▶ _What you should do_
In the data, find the word "defined" and copy out every line that has it.
#### Dataset content
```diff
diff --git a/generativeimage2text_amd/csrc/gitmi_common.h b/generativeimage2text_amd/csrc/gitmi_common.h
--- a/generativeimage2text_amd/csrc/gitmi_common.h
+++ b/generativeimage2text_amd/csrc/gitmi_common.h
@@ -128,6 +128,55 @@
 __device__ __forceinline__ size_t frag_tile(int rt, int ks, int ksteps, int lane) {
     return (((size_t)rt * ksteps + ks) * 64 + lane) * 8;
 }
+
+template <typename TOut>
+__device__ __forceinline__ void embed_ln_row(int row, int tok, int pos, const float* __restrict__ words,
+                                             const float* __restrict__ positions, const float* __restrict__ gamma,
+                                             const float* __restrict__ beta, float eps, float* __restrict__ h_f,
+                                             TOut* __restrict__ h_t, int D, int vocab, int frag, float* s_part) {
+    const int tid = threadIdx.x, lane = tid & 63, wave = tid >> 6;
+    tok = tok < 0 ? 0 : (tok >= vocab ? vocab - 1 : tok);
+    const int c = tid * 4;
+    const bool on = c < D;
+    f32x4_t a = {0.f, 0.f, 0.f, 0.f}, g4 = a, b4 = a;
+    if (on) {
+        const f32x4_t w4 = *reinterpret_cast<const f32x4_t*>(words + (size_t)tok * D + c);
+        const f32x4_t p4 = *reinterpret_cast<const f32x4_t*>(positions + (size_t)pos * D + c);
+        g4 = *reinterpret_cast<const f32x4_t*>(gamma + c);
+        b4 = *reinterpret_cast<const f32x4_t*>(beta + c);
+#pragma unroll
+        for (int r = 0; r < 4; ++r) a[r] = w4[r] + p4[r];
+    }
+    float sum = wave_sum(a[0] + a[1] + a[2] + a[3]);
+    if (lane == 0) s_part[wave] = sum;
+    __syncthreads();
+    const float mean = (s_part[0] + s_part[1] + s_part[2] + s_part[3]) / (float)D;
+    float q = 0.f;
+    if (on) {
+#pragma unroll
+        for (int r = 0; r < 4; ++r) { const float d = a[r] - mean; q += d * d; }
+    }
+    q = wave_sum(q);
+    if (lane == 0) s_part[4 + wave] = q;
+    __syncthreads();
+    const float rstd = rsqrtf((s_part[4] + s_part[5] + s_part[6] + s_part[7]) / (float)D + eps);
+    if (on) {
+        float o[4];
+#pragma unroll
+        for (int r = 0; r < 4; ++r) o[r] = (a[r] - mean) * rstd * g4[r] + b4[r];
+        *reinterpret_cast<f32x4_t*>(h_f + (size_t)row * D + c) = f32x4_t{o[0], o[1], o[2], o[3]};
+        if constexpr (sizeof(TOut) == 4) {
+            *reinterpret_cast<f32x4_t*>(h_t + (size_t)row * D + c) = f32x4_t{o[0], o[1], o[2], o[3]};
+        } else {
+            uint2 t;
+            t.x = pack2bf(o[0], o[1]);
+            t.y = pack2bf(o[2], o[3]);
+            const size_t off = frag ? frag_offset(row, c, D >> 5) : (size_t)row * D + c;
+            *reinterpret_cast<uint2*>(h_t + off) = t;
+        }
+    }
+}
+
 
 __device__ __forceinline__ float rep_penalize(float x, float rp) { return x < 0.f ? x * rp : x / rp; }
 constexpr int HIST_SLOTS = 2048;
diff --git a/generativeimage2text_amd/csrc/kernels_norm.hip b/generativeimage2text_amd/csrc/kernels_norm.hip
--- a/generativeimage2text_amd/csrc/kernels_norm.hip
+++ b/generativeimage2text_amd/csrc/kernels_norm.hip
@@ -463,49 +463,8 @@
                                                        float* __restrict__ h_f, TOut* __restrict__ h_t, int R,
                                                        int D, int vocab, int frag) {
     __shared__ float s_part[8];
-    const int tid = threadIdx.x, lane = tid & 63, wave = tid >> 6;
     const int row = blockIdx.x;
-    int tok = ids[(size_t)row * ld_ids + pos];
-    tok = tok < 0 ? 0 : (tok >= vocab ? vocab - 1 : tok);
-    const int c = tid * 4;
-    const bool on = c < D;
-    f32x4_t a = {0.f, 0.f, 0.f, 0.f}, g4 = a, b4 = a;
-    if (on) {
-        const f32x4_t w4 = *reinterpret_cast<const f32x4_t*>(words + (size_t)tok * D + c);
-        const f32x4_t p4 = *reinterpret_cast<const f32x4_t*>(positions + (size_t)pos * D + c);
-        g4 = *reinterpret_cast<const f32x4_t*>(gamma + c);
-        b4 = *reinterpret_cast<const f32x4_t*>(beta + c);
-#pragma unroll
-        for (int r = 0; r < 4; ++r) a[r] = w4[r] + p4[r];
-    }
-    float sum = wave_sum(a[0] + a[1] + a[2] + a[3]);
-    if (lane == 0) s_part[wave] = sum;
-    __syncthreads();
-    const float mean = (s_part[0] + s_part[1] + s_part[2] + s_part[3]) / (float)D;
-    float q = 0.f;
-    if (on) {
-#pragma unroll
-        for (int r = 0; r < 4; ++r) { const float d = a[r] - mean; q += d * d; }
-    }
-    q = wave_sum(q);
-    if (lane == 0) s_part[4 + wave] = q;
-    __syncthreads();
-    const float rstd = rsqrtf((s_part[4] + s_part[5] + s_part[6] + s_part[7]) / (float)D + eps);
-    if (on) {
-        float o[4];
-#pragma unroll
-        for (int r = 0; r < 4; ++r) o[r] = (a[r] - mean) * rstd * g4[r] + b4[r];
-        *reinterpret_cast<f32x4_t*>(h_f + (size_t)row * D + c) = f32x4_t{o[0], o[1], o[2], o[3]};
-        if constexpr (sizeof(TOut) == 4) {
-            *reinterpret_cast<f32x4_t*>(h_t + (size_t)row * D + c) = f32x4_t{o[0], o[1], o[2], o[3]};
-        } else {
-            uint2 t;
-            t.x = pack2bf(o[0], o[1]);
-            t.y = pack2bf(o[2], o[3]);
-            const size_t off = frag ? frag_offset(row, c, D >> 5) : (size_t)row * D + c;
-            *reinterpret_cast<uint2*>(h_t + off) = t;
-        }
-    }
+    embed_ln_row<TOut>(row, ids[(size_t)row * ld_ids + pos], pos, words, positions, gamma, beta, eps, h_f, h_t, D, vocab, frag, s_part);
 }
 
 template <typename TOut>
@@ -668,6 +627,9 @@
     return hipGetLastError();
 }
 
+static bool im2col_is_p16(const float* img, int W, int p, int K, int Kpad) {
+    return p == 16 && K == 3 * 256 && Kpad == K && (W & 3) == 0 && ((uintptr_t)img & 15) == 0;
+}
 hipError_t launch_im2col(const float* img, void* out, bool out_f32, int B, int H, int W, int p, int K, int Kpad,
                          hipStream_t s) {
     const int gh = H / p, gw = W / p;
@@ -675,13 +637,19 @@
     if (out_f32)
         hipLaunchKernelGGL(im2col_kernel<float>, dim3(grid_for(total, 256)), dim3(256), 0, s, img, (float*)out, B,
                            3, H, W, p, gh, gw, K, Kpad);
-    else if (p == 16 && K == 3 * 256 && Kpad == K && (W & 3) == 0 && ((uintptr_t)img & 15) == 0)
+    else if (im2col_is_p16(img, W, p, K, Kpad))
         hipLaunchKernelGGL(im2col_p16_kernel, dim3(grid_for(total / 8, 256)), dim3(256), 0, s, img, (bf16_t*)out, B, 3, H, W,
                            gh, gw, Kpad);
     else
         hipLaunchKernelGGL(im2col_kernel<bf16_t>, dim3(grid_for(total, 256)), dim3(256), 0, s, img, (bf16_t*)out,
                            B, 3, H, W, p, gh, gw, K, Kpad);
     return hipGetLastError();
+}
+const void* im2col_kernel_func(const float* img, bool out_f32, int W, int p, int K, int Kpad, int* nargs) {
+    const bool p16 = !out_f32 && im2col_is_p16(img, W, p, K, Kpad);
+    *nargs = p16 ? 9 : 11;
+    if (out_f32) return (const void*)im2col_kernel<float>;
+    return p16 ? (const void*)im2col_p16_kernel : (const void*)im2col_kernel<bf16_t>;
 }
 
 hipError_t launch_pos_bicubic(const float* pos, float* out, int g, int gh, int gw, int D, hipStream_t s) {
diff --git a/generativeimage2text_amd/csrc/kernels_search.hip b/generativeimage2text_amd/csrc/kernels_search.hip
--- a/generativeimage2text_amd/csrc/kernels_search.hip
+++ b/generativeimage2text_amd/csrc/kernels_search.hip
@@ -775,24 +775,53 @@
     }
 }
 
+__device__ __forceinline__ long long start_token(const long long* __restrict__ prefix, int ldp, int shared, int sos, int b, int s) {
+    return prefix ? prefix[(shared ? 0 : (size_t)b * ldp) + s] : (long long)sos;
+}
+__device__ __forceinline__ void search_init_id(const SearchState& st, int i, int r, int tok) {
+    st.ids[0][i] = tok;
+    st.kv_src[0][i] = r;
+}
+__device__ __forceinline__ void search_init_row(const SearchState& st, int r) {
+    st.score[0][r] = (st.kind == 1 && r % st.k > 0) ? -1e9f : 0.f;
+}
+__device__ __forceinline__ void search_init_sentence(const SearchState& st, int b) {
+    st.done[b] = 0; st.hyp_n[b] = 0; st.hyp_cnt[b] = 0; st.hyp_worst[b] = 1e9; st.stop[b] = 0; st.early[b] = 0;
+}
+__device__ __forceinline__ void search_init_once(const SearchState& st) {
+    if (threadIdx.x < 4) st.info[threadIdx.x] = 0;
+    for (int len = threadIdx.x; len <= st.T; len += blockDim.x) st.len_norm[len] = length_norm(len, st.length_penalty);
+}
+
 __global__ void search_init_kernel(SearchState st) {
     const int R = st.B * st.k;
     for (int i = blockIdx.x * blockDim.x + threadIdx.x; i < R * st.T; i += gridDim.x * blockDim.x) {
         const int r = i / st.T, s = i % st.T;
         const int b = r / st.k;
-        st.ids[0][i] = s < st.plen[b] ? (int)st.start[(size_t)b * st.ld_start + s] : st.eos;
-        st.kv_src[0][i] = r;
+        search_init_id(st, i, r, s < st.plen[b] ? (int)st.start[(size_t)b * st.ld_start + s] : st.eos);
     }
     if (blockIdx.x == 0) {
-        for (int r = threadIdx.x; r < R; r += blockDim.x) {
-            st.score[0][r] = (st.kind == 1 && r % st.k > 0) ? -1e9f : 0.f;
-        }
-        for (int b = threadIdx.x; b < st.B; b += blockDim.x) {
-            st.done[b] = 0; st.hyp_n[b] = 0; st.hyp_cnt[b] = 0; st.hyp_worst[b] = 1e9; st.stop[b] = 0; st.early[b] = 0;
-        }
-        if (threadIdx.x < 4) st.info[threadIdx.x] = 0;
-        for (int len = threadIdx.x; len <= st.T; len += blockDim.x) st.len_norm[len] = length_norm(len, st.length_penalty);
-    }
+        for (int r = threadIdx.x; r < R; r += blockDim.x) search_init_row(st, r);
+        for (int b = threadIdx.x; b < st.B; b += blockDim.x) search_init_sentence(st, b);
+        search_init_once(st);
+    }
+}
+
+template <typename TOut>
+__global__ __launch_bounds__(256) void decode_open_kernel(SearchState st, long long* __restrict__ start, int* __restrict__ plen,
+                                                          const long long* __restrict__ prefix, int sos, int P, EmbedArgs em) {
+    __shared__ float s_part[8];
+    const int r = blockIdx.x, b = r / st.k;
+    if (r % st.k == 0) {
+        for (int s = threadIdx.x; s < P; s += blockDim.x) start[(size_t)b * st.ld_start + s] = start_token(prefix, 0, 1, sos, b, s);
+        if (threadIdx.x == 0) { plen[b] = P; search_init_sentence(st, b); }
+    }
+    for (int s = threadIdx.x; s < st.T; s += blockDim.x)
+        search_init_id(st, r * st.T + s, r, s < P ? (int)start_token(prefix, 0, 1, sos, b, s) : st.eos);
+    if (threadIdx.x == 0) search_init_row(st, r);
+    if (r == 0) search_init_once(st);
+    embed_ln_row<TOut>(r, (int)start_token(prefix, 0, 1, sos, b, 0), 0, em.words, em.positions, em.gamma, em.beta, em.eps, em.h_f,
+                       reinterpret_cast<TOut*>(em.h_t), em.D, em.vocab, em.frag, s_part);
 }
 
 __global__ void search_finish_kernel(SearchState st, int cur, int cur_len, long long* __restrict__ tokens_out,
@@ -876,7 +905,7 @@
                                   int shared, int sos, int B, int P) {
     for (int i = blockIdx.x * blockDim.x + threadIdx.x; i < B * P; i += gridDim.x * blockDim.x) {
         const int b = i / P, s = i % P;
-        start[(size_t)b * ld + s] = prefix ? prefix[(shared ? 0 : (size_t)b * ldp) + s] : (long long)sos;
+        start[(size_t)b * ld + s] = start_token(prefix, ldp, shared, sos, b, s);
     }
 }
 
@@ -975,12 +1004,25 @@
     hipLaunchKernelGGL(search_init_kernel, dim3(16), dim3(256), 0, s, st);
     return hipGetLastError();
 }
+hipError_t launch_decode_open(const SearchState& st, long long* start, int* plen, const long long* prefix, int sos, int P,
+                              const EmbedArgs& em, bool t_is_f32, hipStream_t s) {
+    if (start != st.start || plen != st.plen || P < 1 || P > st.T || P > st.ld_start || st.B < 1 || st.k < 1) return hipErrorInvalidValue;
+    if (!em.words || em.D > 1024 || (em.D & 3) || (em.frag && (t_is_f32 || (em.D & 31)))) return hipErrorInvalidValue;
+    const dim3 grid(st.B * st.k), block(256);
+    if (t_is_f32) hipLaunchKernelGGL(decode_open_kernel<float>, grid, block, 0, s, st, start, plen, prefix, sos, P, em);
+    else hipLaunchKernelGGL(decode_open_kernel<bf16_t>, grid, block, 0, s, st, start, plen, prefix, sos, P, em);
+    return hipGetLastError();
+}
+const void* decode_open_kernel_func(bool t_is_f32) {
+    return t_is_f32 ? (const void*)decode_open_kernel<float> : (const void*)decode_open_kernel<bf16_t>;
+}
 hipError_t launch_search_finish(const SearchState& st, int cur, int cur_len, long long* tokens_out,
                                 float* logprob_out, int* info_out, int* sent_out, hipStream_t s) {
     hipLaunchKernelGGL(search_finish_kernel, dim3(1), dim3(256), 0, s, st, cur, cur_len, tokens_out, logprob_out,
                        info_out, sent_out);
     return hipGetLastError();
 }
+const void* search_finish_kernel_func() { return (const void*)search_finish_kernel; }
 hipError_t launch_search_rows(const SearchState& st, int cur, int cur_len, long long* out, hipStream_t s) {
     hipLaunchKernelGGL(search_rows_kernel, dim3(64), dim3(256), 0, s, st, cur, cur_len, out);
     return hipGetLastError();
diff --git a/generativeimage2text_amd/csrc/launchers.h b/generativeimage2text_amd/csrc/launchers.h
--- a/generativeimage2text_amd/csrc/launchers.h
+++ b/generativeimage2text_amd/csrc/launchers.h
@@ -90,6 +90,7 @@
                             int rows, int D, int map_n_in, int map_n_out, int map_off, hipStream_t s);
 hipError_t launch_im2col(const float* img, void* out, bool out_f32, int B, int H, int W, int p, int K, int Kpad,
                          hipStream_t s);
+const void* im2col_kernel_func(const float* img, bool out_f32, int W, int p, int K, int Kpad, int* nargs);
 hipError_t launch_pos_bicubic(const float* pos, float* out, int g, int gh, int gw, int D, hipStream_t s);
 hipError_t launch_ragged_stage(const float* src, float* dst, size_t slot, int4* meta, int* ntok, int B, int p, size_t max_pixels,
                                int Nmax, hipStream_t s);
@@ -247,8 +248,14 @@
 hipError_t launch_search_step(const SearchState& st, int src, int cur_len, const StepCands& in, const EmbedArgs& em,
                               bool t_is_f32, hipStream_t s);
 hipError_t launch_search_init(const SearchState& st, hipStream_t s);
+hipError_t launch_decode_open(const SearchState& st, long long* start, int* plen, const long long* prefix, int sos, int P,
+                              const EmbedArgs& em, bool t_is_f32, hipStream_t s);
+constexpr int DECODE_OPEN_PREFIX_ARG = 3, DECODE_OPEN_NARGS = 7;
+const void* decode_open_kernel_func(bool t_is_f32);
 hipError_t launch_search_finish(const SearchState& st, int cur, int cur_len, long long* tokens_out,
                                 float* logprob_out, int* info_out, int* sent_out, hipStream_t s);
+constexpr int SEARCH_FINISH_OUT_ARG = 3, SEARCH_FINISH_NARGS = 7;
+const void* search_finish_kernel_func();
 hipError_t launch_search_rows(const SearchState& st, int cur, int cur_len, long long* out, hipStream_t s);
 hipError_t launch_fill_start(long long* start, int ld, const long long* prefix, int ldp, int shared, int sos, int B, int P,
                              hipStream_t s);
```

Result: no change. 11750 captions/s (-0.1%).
########
#### Dataset content
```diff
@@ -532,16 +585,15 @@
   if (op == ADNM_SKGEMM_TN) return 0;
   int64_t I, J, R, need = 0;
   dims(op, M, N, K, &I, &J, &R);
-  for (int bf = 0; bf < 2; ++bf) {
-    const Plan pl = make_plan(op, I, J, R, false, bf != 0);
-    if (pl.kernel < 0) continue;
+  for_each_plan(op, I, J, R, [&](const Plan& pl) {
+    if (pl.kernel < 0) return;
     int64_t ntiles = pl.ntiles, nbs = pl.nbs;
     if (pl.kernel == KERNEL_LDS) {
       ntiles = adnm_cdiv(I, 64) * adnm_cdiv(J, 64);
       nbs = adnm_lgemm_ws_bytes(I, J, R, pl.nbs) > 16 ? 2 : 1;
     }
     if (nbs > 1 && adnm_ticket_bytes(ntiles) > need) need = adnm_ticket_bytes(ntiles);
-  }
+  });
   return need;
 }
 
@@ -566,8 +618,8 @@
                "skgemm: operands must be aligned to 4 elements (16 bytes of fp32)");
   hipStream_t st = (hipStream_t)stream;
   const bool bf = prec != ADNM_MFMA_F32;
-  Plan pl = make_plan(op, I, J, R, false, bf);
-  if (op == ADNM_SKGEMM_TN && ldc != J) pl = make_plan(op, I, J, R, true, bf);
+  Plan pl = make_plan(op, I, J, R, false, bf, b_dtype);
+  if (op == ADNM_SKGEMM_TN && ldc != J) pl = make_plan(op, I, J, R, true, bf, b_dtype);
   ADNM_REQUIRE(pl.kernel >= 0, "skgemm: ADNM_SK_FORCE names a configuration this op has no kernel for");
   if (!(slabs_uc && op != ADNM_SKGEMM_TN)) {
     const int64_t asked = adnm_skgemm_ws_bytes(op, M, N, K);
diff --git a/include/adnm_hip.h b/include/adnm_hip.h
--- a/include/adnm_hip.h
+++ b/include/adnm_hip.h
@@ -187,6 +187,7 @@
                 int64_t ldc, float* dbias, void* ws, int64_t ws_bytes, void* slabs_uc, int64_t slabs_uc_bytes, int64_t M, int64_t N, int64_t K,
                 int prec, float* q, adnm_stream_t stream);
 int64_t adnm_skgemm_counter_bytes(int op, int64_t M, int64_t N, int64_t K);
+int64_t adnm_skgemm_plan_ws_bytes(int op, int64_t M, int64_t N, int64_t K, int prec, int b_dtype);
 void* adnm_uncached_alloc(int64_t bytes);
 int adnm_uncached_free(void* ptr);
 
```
########
#### Dataset content
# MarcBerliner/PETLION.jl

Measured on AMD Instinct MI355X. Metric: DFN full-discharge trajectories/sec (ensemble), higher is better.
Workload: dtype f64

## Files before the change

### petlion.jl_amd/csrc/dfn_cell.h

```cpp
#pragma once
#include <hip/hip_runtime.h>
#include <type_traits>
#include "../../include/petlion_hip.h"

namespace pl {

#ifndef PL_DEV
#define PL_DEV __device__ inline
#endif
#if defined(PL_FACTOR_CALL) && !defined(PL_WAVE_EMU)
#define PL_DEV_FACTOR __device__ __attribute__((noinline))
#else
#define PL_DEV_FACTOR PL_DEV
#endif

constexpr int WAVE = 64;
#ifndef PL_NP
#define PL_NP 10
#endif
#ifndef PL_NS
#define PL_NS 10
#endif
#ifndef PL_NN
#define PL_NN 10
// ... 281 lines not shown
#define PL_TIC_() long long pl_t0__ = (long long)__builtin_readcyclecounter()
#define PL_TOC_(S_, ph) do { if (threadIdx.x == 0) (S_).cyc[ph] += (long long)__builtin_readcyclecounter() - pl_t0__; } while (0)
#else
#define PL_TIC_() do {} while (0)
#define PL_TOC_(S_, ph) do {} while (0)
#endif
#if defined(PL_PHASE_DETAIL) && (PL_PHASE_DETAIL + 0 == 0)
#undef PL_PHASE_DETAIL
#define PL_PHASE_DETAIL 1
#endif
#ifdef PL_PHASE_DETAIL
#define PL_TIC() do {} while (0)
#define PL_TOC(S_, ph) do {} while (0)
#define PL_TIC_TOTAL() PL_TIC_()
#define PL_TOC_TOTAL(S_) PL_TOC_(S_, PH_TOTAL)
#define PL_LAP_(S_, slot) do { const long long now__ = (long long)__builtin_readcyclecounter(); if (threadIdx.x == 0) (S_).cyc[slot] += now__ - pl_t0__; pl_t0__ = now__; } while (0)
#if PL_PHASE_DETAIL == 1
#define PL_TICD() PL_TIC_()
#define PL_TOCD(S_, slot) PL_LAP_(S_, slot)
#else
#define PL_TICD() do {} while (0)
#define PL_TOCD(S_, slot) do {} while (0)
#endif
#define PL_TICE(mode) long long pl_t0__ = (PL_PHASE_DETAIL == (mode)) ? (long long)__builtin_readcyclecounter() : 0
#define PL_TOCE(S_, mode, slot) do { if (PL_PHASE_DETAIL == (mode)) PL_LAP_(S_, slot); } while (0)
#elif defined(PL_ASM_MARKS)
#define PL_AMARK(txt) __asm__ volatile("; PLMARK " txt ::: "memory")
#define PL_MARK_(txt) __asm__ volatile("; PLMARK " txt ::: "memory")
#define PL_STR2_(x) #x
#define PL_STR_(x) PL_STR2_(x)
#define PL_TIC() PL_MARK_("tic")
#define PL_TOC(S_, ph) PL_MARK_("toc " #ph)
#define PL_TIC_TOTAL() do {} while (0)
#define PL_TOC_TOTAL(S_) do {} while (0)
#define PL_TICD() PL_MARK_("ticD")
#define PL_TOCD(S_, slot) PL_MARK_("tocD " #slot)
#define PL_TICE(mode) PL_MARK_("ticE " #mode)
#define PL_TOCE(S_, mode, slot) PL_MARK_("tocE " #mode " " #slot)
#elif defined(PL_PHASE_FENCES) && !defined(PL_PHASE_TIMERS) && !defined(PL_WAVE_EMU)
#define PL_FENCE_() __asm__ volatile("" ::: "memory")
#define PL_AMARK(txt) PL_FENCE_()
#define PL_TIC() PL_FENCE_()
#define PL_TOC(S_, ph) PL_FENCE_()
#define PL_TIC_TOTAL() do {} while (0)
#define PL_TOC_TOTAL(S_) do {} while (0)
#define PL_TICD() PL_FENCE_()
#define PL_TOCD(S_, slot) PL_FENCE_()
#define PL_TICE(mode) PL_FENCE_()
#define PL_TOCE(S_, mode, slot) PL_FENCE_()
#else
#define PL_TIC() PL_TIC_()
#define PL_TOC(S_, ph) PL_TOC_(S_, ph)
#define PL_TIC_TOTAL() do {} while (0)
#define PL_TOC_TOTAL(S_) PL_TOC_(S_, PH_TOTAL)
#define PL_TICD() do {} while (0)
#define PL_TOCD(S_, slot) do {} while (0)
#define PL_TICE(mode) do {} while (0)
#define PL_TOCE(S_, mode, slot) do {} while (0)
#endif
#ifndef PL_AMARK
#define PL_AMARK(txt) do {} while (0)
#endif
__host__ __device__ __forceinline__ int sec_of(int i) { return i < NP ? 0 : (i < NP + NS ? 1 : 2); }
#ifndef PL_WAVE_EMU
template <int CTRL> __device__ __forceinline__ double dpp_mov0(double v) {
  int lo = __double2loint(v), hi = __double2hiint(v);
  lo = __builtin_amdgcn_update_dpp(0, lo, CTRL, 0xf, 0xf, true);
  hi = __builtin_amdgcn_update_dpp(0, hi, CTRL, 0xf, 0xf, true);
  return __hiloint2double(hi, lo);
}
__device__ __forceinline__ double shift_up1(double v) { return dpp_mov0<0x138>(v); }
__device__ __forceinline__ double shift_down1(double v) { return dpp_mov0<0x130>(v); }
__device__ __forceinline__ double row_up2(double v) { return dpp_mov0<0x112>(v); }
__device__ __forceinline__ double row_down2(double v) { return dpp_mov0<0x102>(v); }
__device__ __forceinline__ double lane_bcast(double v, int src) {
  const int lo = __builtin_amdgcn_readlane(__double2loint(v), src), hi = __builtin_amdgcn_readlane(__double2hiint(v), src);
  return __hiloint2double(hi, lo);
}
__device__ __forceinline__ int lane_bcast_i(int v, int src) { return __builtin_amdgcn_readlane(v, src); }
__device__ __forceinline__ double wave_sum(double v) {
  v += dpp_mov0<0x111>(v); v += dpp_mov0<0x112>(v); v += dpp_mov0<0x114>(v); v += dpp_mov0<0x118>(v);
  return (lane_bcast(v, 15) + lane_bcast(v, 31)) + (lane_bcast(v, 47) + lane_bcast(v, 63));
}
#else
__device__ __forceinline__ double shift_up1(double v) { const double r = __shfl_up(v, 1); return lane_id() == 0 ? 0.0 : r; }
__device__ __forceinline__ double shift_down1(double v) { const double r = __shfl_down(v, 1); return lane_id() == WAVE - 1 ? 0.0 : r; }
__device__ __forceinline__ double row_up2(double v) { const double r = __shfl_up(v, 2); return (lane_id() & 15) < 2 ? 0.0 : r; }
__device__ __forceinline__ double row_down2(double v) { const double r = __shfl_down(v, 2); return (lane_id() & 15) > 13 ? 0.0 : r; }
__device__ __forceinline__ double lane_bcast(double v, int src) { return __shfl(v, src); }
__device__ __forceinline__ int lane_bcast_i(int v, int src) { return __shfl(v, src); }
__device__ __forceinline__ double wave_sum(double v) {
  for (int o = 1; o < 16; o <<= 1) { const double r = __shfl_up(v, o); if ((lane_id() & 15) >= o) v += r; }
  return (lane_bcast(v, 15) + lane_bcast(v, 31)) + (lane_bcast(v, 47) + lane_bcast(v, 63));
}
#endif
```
########
▶ _Output for this exercise_
#if defined(PL_FACTOR_CALL) && !defined(PL_WAVE_EMU)
#if defined(PL_PHASE_DETAIL) && (PL_PHASE_DETAIL + 0 == 0)
#elif defined(PL_ASM_MARKS)
#elif defined(PL_PHASE_FENCES) && !defined(PL_PHASE_TIMERS) && !defined(PL_WAVE_EMU)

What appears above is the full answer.